L’attaque de la Russie contre l’Ukraine, alors que la pandémie du Covid-19 et ses conséquences (crises sanitaire, économique, et donc sociale) se font toujours sentir, a mis en évidence de nouvelles crises. Choc pour l’Europe, surprise par la fragilité de l’état de paix et le retour de la menace nucléaire. Et dont la population doit essuyer des conséquences d’ordre économique. Dressant le constat des enchevêtrements entre guerre militaire, guerre énergétique, guerre économique, destruction de la planète et guerres sociales néocoloniales, racistes et sexistes, Naomi Klein publie, en mars dernier, une lettre ouverte dans The Intercept, un média américain engagé, traduite sur le site de ZinTV.
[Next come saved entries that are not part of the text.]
template <bool TA, bool TB>
__global__ __launch_bounds__(256) void gemm_f32_queue_kernel(int M, int N, int K, const float *__restrict__ A, int lda,
                                                             const float *__restrict__ B, int ldb, float *__restrict__ C, int ldc,
                                                             float beta, int kchunk, float *__restrict__ ws, int tiles_m, int tiles_n,
                                                             bool vecA, bool vecB, int splits, unsigned xcd_allow,
                                                             unsigned *__restrict__ queue) {
// ... 961 lines not shown
    for (int t = 0; t < 3; ++t)
#pragma unroll
      for (int i = 0; i < WI; ++i)
#pragma unroll
        for (int j = 0; j < WJ; ++j) {
          if (t == 0) acc[i][j] = __builtin_amdgcn_mfma_f32_32x32x16_bf16(al[i], bh[j], acc[i][j], 0, 0, 0);
          else if (t == 1) acc[i][j] = __builtin_amdgcn_mfma_f32_32x32x16_bf16(ah[i], bl[j], acc[i][j], 0, 0, 0);
          else acc[i][j] = __builtin_amdgcn_mfma_f32_32x32x16_bf16(ah[i], bh[j], acc[i][j], 0, 0, 0);
          const int n = t * NMM + i * WJ + j;
          if (n < NBP || n == CV0 || n == CV0 + 1) {
            __builtin_amdgcn_sched_barrier(0);
            if constexpr (WHICH == 1) {
              if (HAS1 && n < NBP) issue_b_piece(n, (s + 1) * 32, (s + 1) & 1);
              if (HAS1 && n == CV0) {
                static_assert(NBP == 5, "vmcnt literals");
                if constexpr (HAS2) WAIT_A(7, 1); else WAIT_A(5, 1);
              }
              if (HAS1 && n >= CV0) convert_half(1, n - CV0, (s + 1) * 32);
            } else {
              if (HAS2 && n == CV0) WAIT_A(2, 0);
              if (HAS2 && n >= CV0) convert_half(0, n - CV0, (s + 2) * 32);
            }
            __builtin_amdgcn_sched_barrier(0);
          }
        }
  };
  constexpr std::integral_constant<int, 1> first{};
  constexpr std::integral_constant<int, 2> second{};
  constexpr std::integral_constant<bool, true> yes{};
  constexpr std::integral_constant<bool, false> no{};
#pragma unroll
  for (int q = 0; q < 4; ++q) aw[q] = (u32x4){0u, 0u, 0u, 0u};
#pragma unroll
  for (int q = 0; q < 4; ++q) load_a_piece(q, 0);
#pragma unroll
  for (int n = 0; n < NBP; ++n) issue_b_piece(n, 0, 0);
  WAIT_A(0, 0); WAIT_A(0, 1);
#pragma unroll
  for (int r = 0; r < 2; ++r) {
    convert_half(r, 0, 0); convert_half(r, 1, 0);
    store_a_row(r, 0);
  }
  if (nst > 1) {
    asm volatile("s_waitcnt lgkmcnt(0)" ::: "memory");
#pragma unroll
    for (int q = 0; q < 4; ++q) load_a_piece(q, 32);
    WAIT_A(2, 0);
    convert_half(0, 0, 32); convert_half(0, 1, 32);
  }
  pp_barrier_vm();
  if (wave >= 4) pp_barrier();
#ifdef CTCN_GEMM_STATS
  long long gs_work[4] = {0, 0, 0, 0}, gs_wait[4] = {0, 0, 0, 0};
  const long long gs_t0 = clock64();
  long long gs_prev = gs_t0;
#endif
  auto stage = [&](int s, auto has1, auto has2) {
    constexpr bool HAS1 = decltype(has1)::value, HAS2 = decltype(has2)::value;
    load_frags(s, 0);
    if constexpr (HAS1) store_a_row(0, (s + 1) & 1);
    if constexpr (HAS2) {
      __builtin_amdgcn_sched_barrier(0);
      load_a_piece(0, (s + 2) * 32); load_a_piece(1, (s + 2) * 32);
    }
    PPB(0);
    multiply(first, has1, has2, s);
    PPB(1);
    load_frags(s, 1);
    if constexpr (HAS1) store_a_row(1, (s + 1) & 1);
    if constexpr (HAS2) {
      __builtin_amdgcn_sched_barrier(0);
      load_a_piece(2, (s + 2) * 32); load_a_piece(3, (s + 2) * 32);
    }
#ifdef CTCN_GEMM_STATS
    PPB_VM(2);
#else
    __builtin_amdgcn_sched_barrier(0);
    if constexpr (HAS2) asm volatile("s_waitcnt vmcnt(2) lgkmcnt(0)\n\ts_barrier" ::: "memory");
    else asm volatile("s_waitcnt vmcnt(0) lgkmcnt(0)\n\ts_barrier" ::: "memory");
    __builtin_amdgcn_sched_barrier(0);
#endif
    multiply(second, has1, has2, s);
    PPB(3);
  };
  int s = 0;
  for (; s + 2 < nst; ++s) stage(s, yes, yes);
#ifdef CTCN_GEMM_STATS
  if (lane == 0 && (wave & 3) == 0 && (blockIdx.x == 0 || blockIdx.x == 1000) && g_gemm_stats) {
    long long *o = g_gemm_stats + ((blockIdx.x ? 2 : 0) + (wave >> 2)) * 16;
    for (int i = 0; i < 4; ++i) { o[i] = gs_work[i]; o[4 + i] = gs_wait[i]; }
    o[8] = clock64() - gs_t0; o[9] = nst - 2; o[10] = 0;
  }
#endif
  if (s + 1 < nst) { stage(s, yes, no); ++s; }
  stage(s, no, no);
  if (wave < 4) pp_barrier();
  int zero = 0;
  asm volatile("" : "+v"(zero));
  const int elane = (int)__builtin_amdgcn_mbcnt_hi(~0u, __builtin_amdgcn_mbcnt_lo(~0u, (unsigned)zero));
#pragma unroll
  for (int i = 0; i < WI; ++i)
#pragma unroll
    for (int j = 0; j < WJ; ++j) {
      const int col = n0 + wn * 160 + j * 32 + (elane & 31);
#pragma unroll
      for (int e = 0; e < 16; ++e) {
        const int row = m0 + wm * 64 + i * 32 + (e & 3) + 8 * (e >> 2) + 4 * (elane >> 5);
        if (row < M) {
          float v = acc[i][j][e];
          float *p = C + (size_t)row * ldc + col;
          if (beta != 0.0f) v += beta * *p;
          *p = v;
        }
      }
    }
}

Naomi Klein invite à délaisser la “nostalgie toxique” d’un vieux monde obsédé par le passé.

Elle y rappelle le lien entre enjeux de paix et de climat. Et invite à délaisser la nostalgie toxique d’un vieux monde obsédé par le passé, comme le constatait déjà Virginia Woolf, et par une mentalité “extractiviste” (qui accapare les ressources sans se préoccuper des conséquences), au moyen d’une hiérarchie rigide imposée par des hommes blancs et chrétiens. La guerre en Ukraine sert à justifier la relance de tous les projets les plus destructeurs, armement, énergies fossiles, nucléaire, etc., qui n’aideront ni à travailler à la paix, ni à combattre le réchauffement climatique, et encore moins à établir une meilleure justice sociale. Klein décortique le “jeu d’échecs (littéralement) géopolitique mondial, complexe, terrifiant, mais également, et ce peut être une bonne nouvelle, hautement malléable puisque des décisions inenvisageables auparavant sont soudain prises.

Rien n’est perdu : avant le conflit en Ukraine, le mouvement pour la justice climatique a gagné tous les arguments en faveur d’une action transformationnelle. Ce que nous risquons de perdre, dans le brouillard de la guerre, c’est notre sang-froid.